Click to enlarge the image. Drawing by Alexei Iorsh
Strange as it may seem, both Russia and Great Britain, without consulting each other, have adopted very similar policies towards the EU. These boil down to: “Yes to economic co-operation; no to political union and surrender of sovereignty.”
While British Prime Minister David Cameron is fighting to curb the EU’s budget appetites, Moscow’s scepticism can be seen in the long-running stalemate over the new Partnership and Co-operation Agreement between Russia and the EU (the old one formally expired back in 2007).
President Vladimir Putin from time to time enlivens the scene by his critique of the EU’s economic policy on Russia, with its emphasis on “reduction of the EU’s energy dependence on Moscow”. Translating this from the EU’s politically correct Newspeak, it means trying to replace Russian energy exports to the EU with exports from other sources, including the dictatorships in Turkmenistan and Iran.
Of course, there is a big difference between the two countries’ images, which, in the eyes of a layman, might make a travesty of the very idea of comparing Britain’s and Russia’s visions of the EU. Britain is very much Europe’s “good boy”, so its opposition to the EU’s influence, based on Britain’s traditional independence and values, is respected in Brussels.
Russia, on the other hand, is Europe’s “bad boy”, and its criticism of the EU is seen as stemming from its “Communist past”.
Also, EU institutions, while demonstrating great tolerance towards Britain’s Eurosceptics, pull no punches when dealing with Russia.
Some of the EU’s think tanks view Russia’s European projects, including the construction of undersea pipelines for pumping natural gas to Europe, with great suspicion, seeing in them one more sign of Moscow’s unapologetic imperial ambitions.
But, pragmatically, these EU policies make no sense.

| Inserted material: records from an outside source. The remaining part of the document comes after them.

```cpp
namespace vlsa {
__global__ __launch_bounds__(256) void k_pool_rows(const float* __restrict__ rows, int P, int D, int pool_mode,
                                                    const float* __restrict__ pool_w, float* __restrict__ pooled, int B,
                                                    const float* __restrict__ T, float* __restrict__ That, float* __restrict__ tnorm) {
    __shared__ float spw[VLSA_MAX_P];
    __shared__ float red[4];
    __builtin_amdgcn_s_setprio(VLSA_TAIL_PRIO);
    const int tid = threadIdx.x, bag = blockIdx.x;
    if (bag >= B) {
        const int r = bag - B;
        const float* x = T + (size_t)r * D;
        float ss = 0.f;
        for (int d = tid; d < D; d += 256) ss += x[d] * x[d];
        ss = block_sum_256(ss, red);
        const float nrm = fmaxf(sqrtf(ss), kNormEps);
        for (int d = tid; d < D; d += 256) That[(size_t)r * D + d] = x[d] / nrm;
        if (tnorm != nullptr && tid == 0) tnorm[r] = nrm;
        return;
    }
    if (pool_mode == VLSA_POOL_WEIGHT) {
        if (tid == 0) {
            float mx = -INFINITY, s = 0.f;
            for (int p = 0; p < P; ++p) mx = fmaxf(mx, pool_w[p]);
            for (int p = 0; p < P; ++p) { spw[p] = expf(pool_w[p] - mx); s += spw[p]; }
            for (int p = 0; p < P; ++p) spw[p] /= s;
        }
        __syncthreads();
    }
    for (int c = tid; c < D; c += 256) pooled[(size_t)bag * D + c] = pooled_col(rows + (size_t)bag * P * D, P, D, c, pool_mode, spw);
}
}
int vlsa_launch_head_rows_batch(const float* rows, int B, int P, int D, int pool_mode, const float* pool_w, const float* W,
                                const float* b, const float* That, int K, const float* logit_scale, float* pooled, float* v,
                                float* vhat, float* vnorm, float* logits, float* incidence, hipStream_t s) {
    if (pool_mode < VLSA_POOL_MEAN || pool_mode > VLSA_POOL_WEIGHT) return VLSA_EINVAL;
// ... 323 lines not shown
```

Baseline: 5.938 billion.

## Split merge-pool across column blocks and restructure fused merge-head tail kernels

The small-G merge/pool kernel now launches one block per 64-column slice per bag, not one block per bag, and stages per-prompt outputs in shared memory for pooling. The fused single-slide path replaces the merge+W-partial kernel and single-block finisher. It now uses a column-parallel fold kernel that stages exp weights in LDS, plus a 64-block head tail that computes pooled, W rows and text-dot partials, with a last-block ticket reduction. This spreads tail work across more CUs to cut serial single-block latency. The cost is more launches or blocks and atomic ticket coordination that relies on the ticket counter being preserved across calls.

```diff
diff --git a/vlsa_amd/csrc/vlfan_batch.hip b/vlsa_amd/csrc/vlfan_batch.hip
--- a/vlsa_amd/csrc/vlfan_batch.hip
+++ b/vlsa_amd/csrc/vlfan_batch.hip
@@ -598,16 +598,24 @@
                                                                     const float* __restrict__ pool_w, float* __restrict__ pooled) {
     __shared__ float sm_[8][VLSA_MAX_P], sl_[8][VLSA_MAX_P];
     __shared__ float sinv[VLSA_MAX_P], spw[VLSA_MAX_P];
+    __shared__ float so[VLSA_MAX_P][64];
     __builtin_amdgcn_s_setprio(VLSA_TAIL_PRIO);
-    const int tid = threadIdx.x, bag = blockIdx.x;
+    const int tid = threadIdx.x, bag = blockIdx.y;
+    const int p = tid >> 4, c0 = blockIdx.x * 64 + (tid & 15) * 4;
     pm += (size_t)bag * st.bm;
     pl += (size_t)bag * st.bl;
     pacc += (size_t)bag * st.ba;
+    float x[8][4];
+#pragma unroll
+    for (int g = 0; g < 8; ++g)
+#pragma unroll
+        for (int k = 0; k < 4; ++k)
+            x[g][k] = (g < G && p < P && c0 + k < D) ? pacc[(size_t)g * st.sa + (size_t)p * D + c0 + k] : 0.f;
     if (tid < 8 * VLSA_MAX_P) {
-        const int g = tid >> 4, p = tid & 15;
-        const bool ok = g < G && p < P;
-        sm_[g][p] = ok ? pm[(size_t)g * st.sm + p] : -INFINITY;
-        sl_[g][p] = ok ? pl[(size_t)g * st.sl + p] : 0.f;
+        const int g = tid >> 4, q = tid & 15;
+        const bool ok = g < G && q < P;
+        sm_[g][q] = ok ? pm[(size_t)g * st.sm + q] : -INFINITY;
+        sl_[g][q] = ok ? pl[(size_t)g * st.sl + q] : 0.f;
     }
     if (pool_mode == VLSA_POOL_WEIGHT && tid == 255) {
         float mx = -INFINITY, sum = 0.f;
@@ -617,47 +625,48 @@
     }
     __syncthreads();
     if (tid < VLSA_MAX_P) {
-        const int p = tid;
+        const int q = tid;
         float mx = -INFINITY;
 #pragma unroll
-        for (int g = 0; g < 8; ++g) mx = fmaxf(mx, sm_[g][p]);
+        for (int g = 0; g < 8; ++g) mx = fmaxf(mx, sm_[g][q]);
         float ls = 0.f;
 #pragma unroll
         for (int g = 0; g < 8; ++g) {
-            const float f = sm_[g][p] == -INFINITY ? 0.f : fast_exp2(sm_[g][p] - mx);
-            ls += sl_[g][p] * f;
-            sm_[g][p] = f;
-        }
-        sinv[p] = 1.f / ls;
-        if (p < P) {
-            m2[(size_t)bag * st.om + p] = mx;
-            l[(size_t)bag * st.ol + p] = ls;
+            const float f = sm_[g][q] == -INFINITY ? 0.f : fast_exp2(sm_[g][q] - mx);
+            ls += sl_[g][q] * f;
+            sm_[g][q] = f;
+        }
+        sinv[q] = 1.f / ls;
+        if (q < P && blockIdx.x == 0) {
+            m2[(size_t)bag * st.om + q] = mx;
+            l[(size_t)bag * st.ol + q] = ls;
         }
     }
     __syncthreads();
-    for (int c = tid; c < D; c += 256) {
-        float acc[VLSA_MAX_P];
-#pragma unroll
-        for (int p = 0; p < VLSA_MAX_P; ++p) acc[p] = 0.f;
-        for (int g = 0; g < G; ++g) {
-            float x[VLSA_MAX_P];
-#pragma unroll
-            for (int p = 0; p < VLSA_MAX_P; ++p) x[p] = p < P ? pacc[(size_t)g * st.sa + (size_t)p * D + c] : 0.f;
-#pragma unroll
-            for (int p = 0; p < VLSA_MAX_P; ++p) acc[p] += x[p] * sm_[g][p];
-        }
+    if (p < P) {
+#pragma unroll
+        for (int k = 0; k < 4; ++k) {
+            float acc = 0.f;
+#pragma unroll
+            for (int g = 0; g < 8; ++g)
+                if (g < G) acc += x[g][k] * sm_[g][p];
+            const float o = acc * sinv[p];
+            so[p][(tid & 15) * 4 + k] = o;
+            if (c0 + k < D) out[(size_t)bag * st.oo + (size_t)p * D + c0 + k] = o;
+        }
+    }
+    __syncthreads();
+    const int c = blockIdx.x * 64 + tid;
+    if (tid < 64 && c < D && pooled != nullptr) {
         float r = pool_mode == VLSA_POOL_MAX ? -INFINITY : 0.f;
-#pragma unroll
-        for (int p = 0; p < VLSA_MAX_P; ++p)
-            if (p < P) {
-                const float o = acc[p] * sinv[p];
-                out[(size_t)bag * st.oo + (size_t)p * D + c] = o;
-                if (pool_mode == VLSA_POOL_MAX) r = fmaxf(r, o);
-                else if (pool_mode == VLSA_POOL_WEIGHT) r += spw[p] * o;
-                else r += o;
-            }
+        for (int q = 0; q < P; ++q) {
+            const float o = so[q][tid];
+            if (pool_mode == VLSA_POOL_MAX) r = fmaxf(r, o);
+            else if (pool_mode == VLSA_POOL_WEIGHT) r += spw[q] * o;
+            else r += o;
+        }
         if (pool_mode == VLSA_POOL_MEAN) r /= (float)P;
-        if (pooled != nullptr) pooled[(size_t)bag * D + c] = r;
+        pooled[(size_t)bag * D + c] = r;
     }
 }
 
@@ -695,7 +704,7 @@
 static int launch_merge_pool(const float* pm, const float* pl, const float* pacc, int B, int G, int P, int D, float* m2, float* l,
                              float* out, const MergeStrides& st, int pool_mode, const float* pool_w, float* pooled, hipStream_t s) {
     if (G <= 8)
-        hipLaunchKernelGGL(k_vlfan_merge_pool_small, dim3(B), dim3(256), 0, s, pm, pl, pacc, G, P, D, m2, l, out, st, pool_mode, pool_w,
+        hipLaunchKernelGGL(k_vlfan_merge_pool_small, dim3((D + 63) / 64, B), dim3(256), 0, s, pm, pl, pacc, G, P, D, m2, l, out, st, pool_mode, pool_w,
                            pooled);
     else
         hipLaunchKernelGGL(k_vlfan_merge_pool_batch, dim3((D + 63) / 64, B), dim3(512), 0, s, pm, pl, pacc, G, P, D, m2, l, out, st,
diff --git a/vlsa_amd/csrc/vlfan_tail.hip b/vlsa_amd/csrc/vlfan_tail.hip
--- a/vlsa_amd/csrc/vlfan_tail.hip
+++ b/vlsa_amd/csrc/vlfan_tail.hip
@@ -410,177 +410,225 @@
     }
 }
 
-__global__ __launch_bounds__(256) void k_vlfan_merge_wpart(const float* __restrict__ pm, const float* __restrict__ pl,
-                                                            const float* __restrict__ pacc, int G, int P, float* __restrict__ m2,
-                                                            float* __restrict__ l, float* __restrict__ out,
-                                                            const float* __restrict__ W, float* __restrict__ vpart) {
-    constexpr int D = 512;
-    constexpr unsigned sm = kPStride, sl_ = kPStride;
-    const unsigned sa = (unsigned)P * D;
-    const int jq = blockIdx.z;
+constexpr int kFoldCols = 32;
+constexpr int kTailRows = 8;
+constexpr int kTailBlocks = 512 / kTailRows;
+constexpr unsigned kTailTicketOffset = 192;
+
+__global__ __launch_bounds__(256) void k_vlfan_fold(const float* __restrict__ pm, const float* __restrict__ pl,
+                                                     const float* __restrict__ pacc, int G, int P, float* __restrict__ m2,
+                                                     float* __restrict__ l, float* __restrict__ out) {
+    constexpr int D = 512, U = 8;
     __shared__ float red[4];
-    __shared__ __attribute__((aligned(16))) float4 sacc[16][16];
-    __shared__ float sl[16];
+    __shared__ float sf[256];
+    __shared__ __attribute__((aligned(16))) float4 sacc[4][kFoldCols / 4];
     __builtin_amdgcn_s_setprio(VLSA_TAIL_PRIO);
     const int tid = threadIdx.x, lane = tid & 63, wv = tid >> 6;
-    const int p = blockIdx.y, c0 = blockIdx.x * 64;
-    const int c4 = tid & 15, gs = tid >> 4;
-    const int col = c0 + c4 * 4;
-
-    float4 wr[8];
-    const float* wbase = W + (unsigned)((jq * 128 + gs * 8) * D + col);
-#pragma unroll
-    for (int r = 0; r < 8; ++r) wr[r] = *reinterpret_cast<const float4*>(wbase + r * D);
-
-    constexpr int U = 16;
-    float mx = -INFINITY;
+    const int p = blockIdx.y, c4 = tid & 7, gs = tid >> 3;
+    const unsigned sa = (unsigned)P * D, col = (unsigned)(p * D + blockIdx.x * kFoldCols + c4 * 4);
+    float4 v[U];
+    auto load_acc = [&](int g0) {
+#pragma unroll
+        for (int u = 0; u < U; ++u) {
+            const unsigned gI = (unsigned)min(g0 + gs + 32 * u, G - 1);
+            v[u] = *reinterpret_cast<const float4*>(pacc + gI * sa + col);
+        }
+    };
+    float mo = tid < G ? pm[(unsigned)tid * kPStride + p] : -INFINITY;
+    float lo = tid < G ? pl[(unsigned)tid * kPStride + p] : 0.f;
+    load_acc(0);
+    float mx = mo;
+    for (int gI = tid + 256; gI < G; gI += 256) mx = fmaxf(mx, pm[(unsigned)gI * kPStride + p]);
+    mx = wave_max(mx);
+    if (lane == 0) red[wv] = mx;
+    __syncthreads();
+    mx = fmaxf(fmaxf(red[0], red[1]), fmaxf(red[2], red[3]));
     float4 a = make_float4(0.f, 0.f, 0.f, 0.f);
     float lt = 0.f;
-    for (int gI = tid; gI < G; gI += 256) mx = fmaxf(mx, pm[(unsigned)gI * sm + p]);
-    mx = wave_max(mx);
-    if (lane == 0) red[wv] = mx;
-    __syncthreads();
-    mx = fmaxf(fmaxf(red[0], red[1]), fmaxf(red[2], red[3]));
-    for (int g0 = gs; g0 < G; g0 += 16 * U) {
-        float mg[U], lg[U];
-        float4 v[U];
+    for (int g0 = 0; g0 < G; g0 += 256) {
+        if (g0 > 0) {
+            __syncthreads();
+            const int gI = g0 + tid;
+            mo = gI < G ? pm[(unsigned)gI * kPStride + p] : -INFINITY;
+            lo = gI < G ? pl[(unsigned)gI * kPStride + p] : 0.f;
+            load_acc(g0);
+        }
+        const float f = mo == -INFINITY ? 0.f : fast_exp2(mo - mx);
+        lt += lo * f;
+        sf[tid] = f;
+        __syncthreads();
 #pragma unroll
         for (int u = 0; u < U; ++u) {
-            const unsigned gI = (unsigned)min(g0 + 16 * u, G - 1);
-            mg[u] = pm[gI * sm + p];
-            lg[u] = pl[gI * sl_ + p];
-            v[u] = *reinterpret_cast<const float4*>(pacc + gI * sa + (unsigned)(p * D + col));
-            if (g0 + 16 * u >= G) mg[u] = -INFINITY;
-        }
-#pragma unroll
-        for (int u = 0; u < U; ++u) {
-            const float f = (mg[u] == -INFINITY) ? 0.f : fast_exp2(mg[u] - mx);
-            lt += lg[u] * f;
-            a.x += v[u].x * f; a.y += v[u].y * f; a.z += v[u].z * f; a.w += v[u].w * f;
-        }
-    }
-    sacc[gs][c4] = a;
-    if (c4 == 0) sl[gs] = lt;
-    __syncthreads();
-    if (tid < 16) {
-        float4 s = make_float4(0.f, 0.f, 0.f, 0.f);
-        float ls = 0.f;
-#pragma unroll
-        for (int k = 0; k < 16; ++k) {
-            const float4 v = sacc[k][tid];
-            s.x += v.x; s.y += v.y; s.z += v.z; s.w += v.w;
-            ls += sl[k];
-        }
+            const float fr = sf[gs + 32 * u];
+            a.x += v[u].x * fr; a.y += v[u].y * fr; a.z += v[u].z * fr; a.w += v[u].w * fr;
+        }
+    }
+#pragma unroll
+    for (int o = 8; o < 64; o <<= 1) {
+        a.x += __shfl_xor(a.x, o); a.y += __shfl_xor(a.y, o); a.z += __shfl_xor(a.z, o); a.w += __shfl_xor(a.w, o);
+    }
+    lt = wave_sum(lt);
+    __syncthreads();
+    if (lane < kFoldCols / 4) sacc[wv][lane] = a;
+    if (lane == 0) red[wv] = lt;
+    __syncthreads();
+    if (tid < kFoldCols / 4) {
+        float4 s = sacc[0][tid];
+#pragma unroll
+        for (int k = 1; k < 4; ++k) {
+            const float4 t = sacc[k][tid];
+            s.x += t.x; s.y += t.y; s.z += t.z; s.w += t.w;
+        }
+        const float ls = (red[0] + red[1]) + (red[2] + red[3]);
         const float inv = 1.f / ls;
         s.x *= inv; s.y *= inv; s.z *= inv; s.w *= inv;
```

Militarily, Russia ceased being a threat to the EU two decades ago. Russia’s elite is very well disposed towards the EU, making its banks the primary holders of its savings and unilaterally introducing many European norms into Russian law.
Russia’s new restrictive anti-smoking law is an example of such voluntary imitation. So it’s a travesty that Russia’s relations with the EU are more permeated with hostile rhetoric than Russia’s relations with China or, say, Central Asian countries.

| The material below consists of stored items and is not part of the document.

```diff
@@ -131,9 +123,8 @@
 
 int launch_adam_sched(const AdamSchedArgs& a, hipStream_t s) {
   if (a.n <= 0) return 0;
-  int blocks = (int)((a.n + 255) / 256);
-  if (blocks > 2048) blocks = 2048;
-  if (a.sq) hipLaunchKernelGGL(adam_sched_kernel<true>, dim3(blocks), dim3(256), 0, s, a);
-  else hipLaunchKernelGGL(adam_sched_kernel<false>, dim3(blocks), dim3(256), 0, s, a);
+  const int blocks = adam_blocks(a.n);
+  if (a.sq) hipLaunchKernelGGL(adam_sched_kernel<true>, dim3(blocks), dim3(kAdamThreads), 0, s, a);
+  else hipLaunchKernelGGL(adam_sched_kernel<false>, dim3(blocks), dim3(kAdamThreads), 0, s, a);
   return status();
 }
```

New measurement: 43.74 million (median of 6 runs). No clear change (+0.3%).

The reason for this sad state of affairs is not very different from the reason for EU-British friction. The EU is increasingly an ideologically intransigent body, advocating rather questionable modern values (such as same-sex marriages, which not all Russians or Brits find easy to stomach) as obligatory elements of “European identity”.
In this situation, Russia’s relations with individual EU member states tend to be invariably better than Russia’s relations with the EU as a whole. Even Hungary, headed by one-time Russophobe Viktor Orbán, is now on better terms with Moscow than with Brussels (his government is more interested in Russia’s gas than its ideology).
In a way, it’s reminiscent of the Middle Ages, when Orthodox Russia’s relations with individual European states could be better or worse, depending on realpolitik, but its relations with the Vatican were invariably frozen and full of ideological distrust. Today, the EU obviously aims to be the new Holy Roman Empire, taking on the role of moral arbiter and central authority. This is something that both Russia and Britain have always found hard to accept, since the times of Henry VIII and Ivan the Terrible.
So how would Russia react to Britain leaving the EU altogether? Interestingly, when England’s separation from Catholicism became total under Queen Elizabeth I, Ivan the Terrible immediately developed a liking for her, and even proposed marriage. He was one of the very few people in Russia at the time who knew something about England and its relations with the rest of Europe.
Similarly, the vast majority of Russians today take little or no interest in their country’s relations with the EU (let alone Britain’s).
But the Russian elite is watching, and taking notice.
Dmitry Babich is a political analyst for the Voice of Russia radio station.